The 2020 shortfall of truck drivers during the COVID-19 pandemic has centered on an ongoing industry discussion of how to find, hire, and keep drivers. “Pay can fix the short-term problem, but long-term we have to change the job,” Shelley Simpson, Executive Vice President, Chief Commercial Officer, and President of highway services at J.B. Hunt Transport Services, said at the virtual JOC Inland Distribution Conference in November 2020. “We need better visibility; we need a connected network,” she said. “That’s not a Star Wars idea.”
The Massachusetts Institute of Technology (MIT) Freight Lab has conducted research showing that truck drivers on average spend only about 6.5 hours a day driving out of 11 available hours. Time spent driving, rather than waiting at a dock, means increased truck capacity, David Correll, MIT research scientist and co-director of the Freight Lab, said. Correll is excited by what happens “if we turn the dials on the appointment windows”— i.e., allowing drivers to arrive earlier or later and speeding the loading and unloading of trailers. Discussing the Freight Lab’s recent work with a company shipping to retail stores, he said that by using flexible appointment windows, those receiving locations “that were getting trucks through in one to two hours got themselves to less than an hour.” He said the data suggests weekend management is a strong solution, with facilities staying open on weekends and spreading out staffing to facilitate truck moves.

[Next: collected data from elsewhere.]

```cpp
extern "C" int fv_decode_checkpoint(fv_ctx *ctx, const int *ob, int T, int step, int *path_out, float *score_out)
{
    if (!ctx) return FV_ERR_ARG;
    if (ctx->csr) { ctx->detail = "fv_decode_checkpoint: not available on a model set by fv_set_model_sparse (its kernel reads the dense table)"; return FV_ERR_UNSUPPORTED; }
    return fvi::drained(ctx, decode_checkpoint_impl(ctx, ob, T, step, path_out, score_out));
}

namespace {
int decode_checkpoint_impl(fv_ctx *ctx, const int *ob, int T, int step, int *path_out, float *score_out)
{
    if (!ctx || !path_out || T < 2) return FV_ERR_ARG;
    if (int rv = fvi::emission_view(ctx, ob, T)) return rv;
    if (ctx->K == 0) return FV_ERR_STATE;
    for (int j = 0; j < T; ++j) if (ob[j] < 0 || ob[j] >= ctx->view.nsym) return FV_ERR_ARG;
    if (step <= 0) step = (int)std::floor(std::sqrt(1.0 * T));
    auto t0 = clk::now();
    FV_HIP(hipSetDevice(ctx->device));
    const int K = ctx->K, nrows = ctx->nrows;
    const int nck = (T + step - 1) / step;
    fv::Plan plan;
    int rc = fv::build_plan(T, 1, FV_MODE_SINGLE_PASS, 1, plan);
    if (rc) return rc;
    if ((rc = fvi::ensure_workspace(ctx, T, (size_t)nck + 1))) return rc;
    if (ctx->d_ckpt.n < (size_t)nck * nrows) {
        FV_HIP(ctx->d_ckpt.ensure((size_t)nck * nrows));
        FV_HIP(hipMemsetAsync(ctx->d_ckpt.p, 0, (size_t)nck * nrows * sizeof(float), ctx->stream));
    }
    start_full_stats(ctx, FV_KERNEL_F64_STREAM, 2);
    ctx->stats.passes = 1 + nck;
    if ((rc = fvi::begin_decode(ctx, ob, T))) return rc;
    FV_HIP(hipEventRecord(ctx->ev_start, ctx->stream));

// ... 68 lines not shown
```

flash_viterbi_amd/csrc/fv_internal.h:

```cpp
#pragma once

#include <hip/hip_runtime.h>
#include <rccl/rccl.h>

#include <algorithm>
#include <chrono>
#include <condition_variable>
#include <functional>
#include <mutex>
#include <cmath>
#include <cstdio>
#include <cstdlib>
#include <cstring>
#include <string>
#include <thread>
#include <vector>

#include "flashvit.h"
#include "fv_layout.h"
#include "fv_schedule.h"

using clk = std::chrono::steady_clock;
inline double ms_since(clk::time_point t0) { return std::chrono::duration<double, std::milli>(clk::now() - t0).count(); }

template <typename T>
struct DevBuf {
    T *p = nullptr;
    size_t n = 0;
    DevBuf() = default;
    DevBuf(const DevBuf &) = delete;
    DevBuf &operator=(const DevBuf &) = delete;
    ~DevBuf() { release(); }
    hipError_t ensure(size_t want)
    {
        if (want <= n) return hipSuccess;
        if (p) { (void)hipFree(p); p = nullptr; n = 0; }
        hipError_t e = hipMalloc(&p, want * sizeof(T));
        if (e == hipSuccess) n = want;
        return e;
    }
    void release() { if (p) (void)hipFree(p); p = nullptr; n = 0; }
    size_t bytes() const { return n * sizeof(T); }
};

namespace fvb { struct HNode { float v; int s; }; }

struct fv_ctx {
    int device = 0;
    hipStream_t stream = nullptr;
    static constexpr int BEAM_AUX = 3;
    hipStream_t aux[BEAM_AUX] = { nullptr, nullptr, nullptr };
    hipEvent_t ev_fork = nullptr, ev_join[BEAM_AUX] = { nullptr, nullptr, nullptr };
    bool fork_active = false;
    hipStream_t lstream = nullptr;
    bool forked_batches = false;
    int num_cus = 256;
    hipEvent_t ev_start = nullptr, ev_stop = nullptr, ev_top = nullptr, ev_s0 = nullptr, ev_s1 = nullptr;
    std::string detail;

    int K = 0, M = 0, nrows = 0;
    bool full_ok = false;
    bool u16_ok = false;
    bool logs_nonpositive = false;
    DevBuf<float> LA32, LB32T;
    DevBuf<unsigned short> LA16, LAQ16;
    DevBuf<uint4> SPdata;
    DevBuf<int> SPoff, SPnwb;
    double density = 1.0;
    float window16 = 0.0f;
    float windowq = 0.0f, qscale = -1.0f;
    bool laq16_ready = false;
    DevBuf<double> LA64, LB64T, LPi64;
    bool csr = false;
    DevBuf<uint4> CSk;
    DevBuf<uint2> CSq;
    DevBuf<double> CS64;
    DevBuf<long long> CSoff;
    DevBuf<int> CSnwb;
    DevBuf<long long> CRptr;
    DevBuf<int> CRcol;
    DevBuf<double> CRlog;
    DevBuf<float> E32;
    DevBuf<double> E64;
    DevBuf<unsigned long long> d_emflags;
    long long emis_rows = 0;
    bool emis_positive = false;
    DevBuf<int> EMap;
    int emis_P = 0;
    std::vector<int> h_iota;
    struct EmisView {
        const float *lb32 = nullptr;
        const double *lb64 = nullptr;
        int nsym = 0;
        bool logs_nonpositive = false;
    } view;

    DevBuf<int> d_ob, d_ans, d_bp, d_gather;
    DevBuf<float> d_rows, d_score, d_ckpt;
    DevBuf<unsigned long long> d_counters;
    DevBuf<unsigned short> d_rcodes;
    DevBuf<float> d_rtmax;
    std::vector<unsigned char> row_coded;
    int row_codes = 0;
    int launch_codes = 0;
    const void *launch_code_slots = nullptr;
    DevBuf<int> d_snap, d_flat_bp, d_chain;
    DevBuf<fvk::FlatDesc> d_flat;
    fv::FlatPlan flat_plan;
    int flat_key[4] = { 0, 0, 0, 0 };
    const void *flat_uploaded = nullptr;
    int flat_poison = -1;
    DevBuf<int> d_pack;
    int *h_pin = nullptr;
    size_t h_pin_n = 0;
    DevBuf<float> d_hval, d_scores, d_slot_val;
    DevBuf<int> d_hstate, d_slot_state, d_flags;
    DevBuf<double> LA64R;
    DevBuf<unsigned short> LAQ16R;
    bool rowq_ready = false, beam_q16_ready = false;
    DevBuf<unsigned long long> d_qaux;
    DevBuf<int2> d_tie_list;
    DevBuf<float> d_cut;
    DevBuf<fvb::HNode> d_cand;
    DevBuf<int> d_cand_count;
    float opt_sel_margin = 0.3f;
    DevBuf<int> d_dupwin;
    DevBuf<int> d_doubt, d_doubt_count;
    DevBuf<int> d_needfull;
    DevBuf<int> d_seqof;
    std::vector<int> h_seqof;
    DevBuf<int> d_passL;
    std::vector<int> h_passL;
    DevBuf<unsigned int> d_tie_count;
    DevBuf<unsigned long long> d_csr_acc;
    DevBuf<unsigned int> d_csr_tie;
    long long csr_nnz = 0;

    int opt_sparse_beam = 0;
    int opt_kernel = FV_KERNEL_AUTO;
    int opt_max_batch = fvk::MAX_BATCH;
    int opt_profile = 0;
    int opt_flat = 1;
    int opt_row_codes = 1;
    int vanilla = 0;
    int opt_csr_mem = 0;
    int opt_debug = 0;
    std::vector<hipEvent_t> prof_events;
    std::vector<int> h_ob;
    std::vector<hipGraphExec_t> graphs;
    bool test_record = false;
    unsigned long long test_variants = 0;
    unsigned long long test_selects = 0;

    ncclComm_t comm = nullptr;
    int rank = 0, nranks = 1;
    struct fv_group *group = nullptr;
    int group_rank = 0;

    fv_stats stats{};
    void start_stats(int kernel, int generations, long long table_bytes_per_step, double density_reported)
    {
        const double model_ms = stats.set_model_ms, emis_ms = stats.set_emissions_ms;
        const long long rows = stats.emission_rows;
        stats = fv_stats{};
        stats.set_model_ms = model_ms; stats.set_emissions_ms = emis_ms; stats.emission_rows = rows;
        stats.kernel = kernel; stats.generations = generations;
        stats.table_bytes_per_step = table_bytes_per_step; stats.density = density_reported;
        stats.flat_first_miss = -1;
    }
    void close_stats(long long cells_per_task_step, long long cells_per_column_step)
    {
        stats.cells = stats.task_steps * cells_per_task_step + stats.column_steps * cells_per_column_step;
        stats.alg_bytes = 4 * stats.cells;
    }

    template <class F>
    void each_buffer(F &&f) const
    {
        f(LA32); f(LB32T); f(LA16); f(LAQ16); f(SPdata); f(SPoff); f(SPnwb); f(LA64); f(LB64T); f(LPi64);
        f(CSk); f(CSq); f(CS64); f(CSoff); f(CSnwb); f(CRptr); f(CRcol); f(CRlog);
        f(E32); f(E64); f(d_emflags); f(EMap);
        f(d_ob); f(d_ans); f(d_bp); f(d_gather); f(d_rows); f(d_rcodes); f(d_rtmax); f(d_score); f(d_ckpt); f(d_counters); f(d_pack);
        f(d_snap); f(d_flat_bp); f(d_chain); f(d_flat);
        f(d_hval); f(d_scores); f(d_slot_val); f(d_hstate); f(d_slot_state); f(d_flags); f(LA64R); f(LAQ16R); f(d_qaux);
        f(d_tie_list); f(d_cut); f(d_cand); f(d_cand_count); f(d_dupwin); f(d_doubt); f(d_doubt_count); f(d_needfull);
        f(d_seqof); f(d_passL); f(d_tie_count); f(d_csr_acc); f(d_csr_tie);
    }
};
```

Shippers who spoke during the JOC Inland Distribution event recognized the importance of loading and unloading more quickly. “I don’t think we spend enough time as shippers thinking about the driver in that truck,” said Laura Eory, Senior Manager of Transportation at manufacturer GAF. “We should do anything we can in the next year, especially as we continue to deal with COVID, to put ourselves in that driver’s seat and think about what we would want shippers to do to make it easier to deliver.”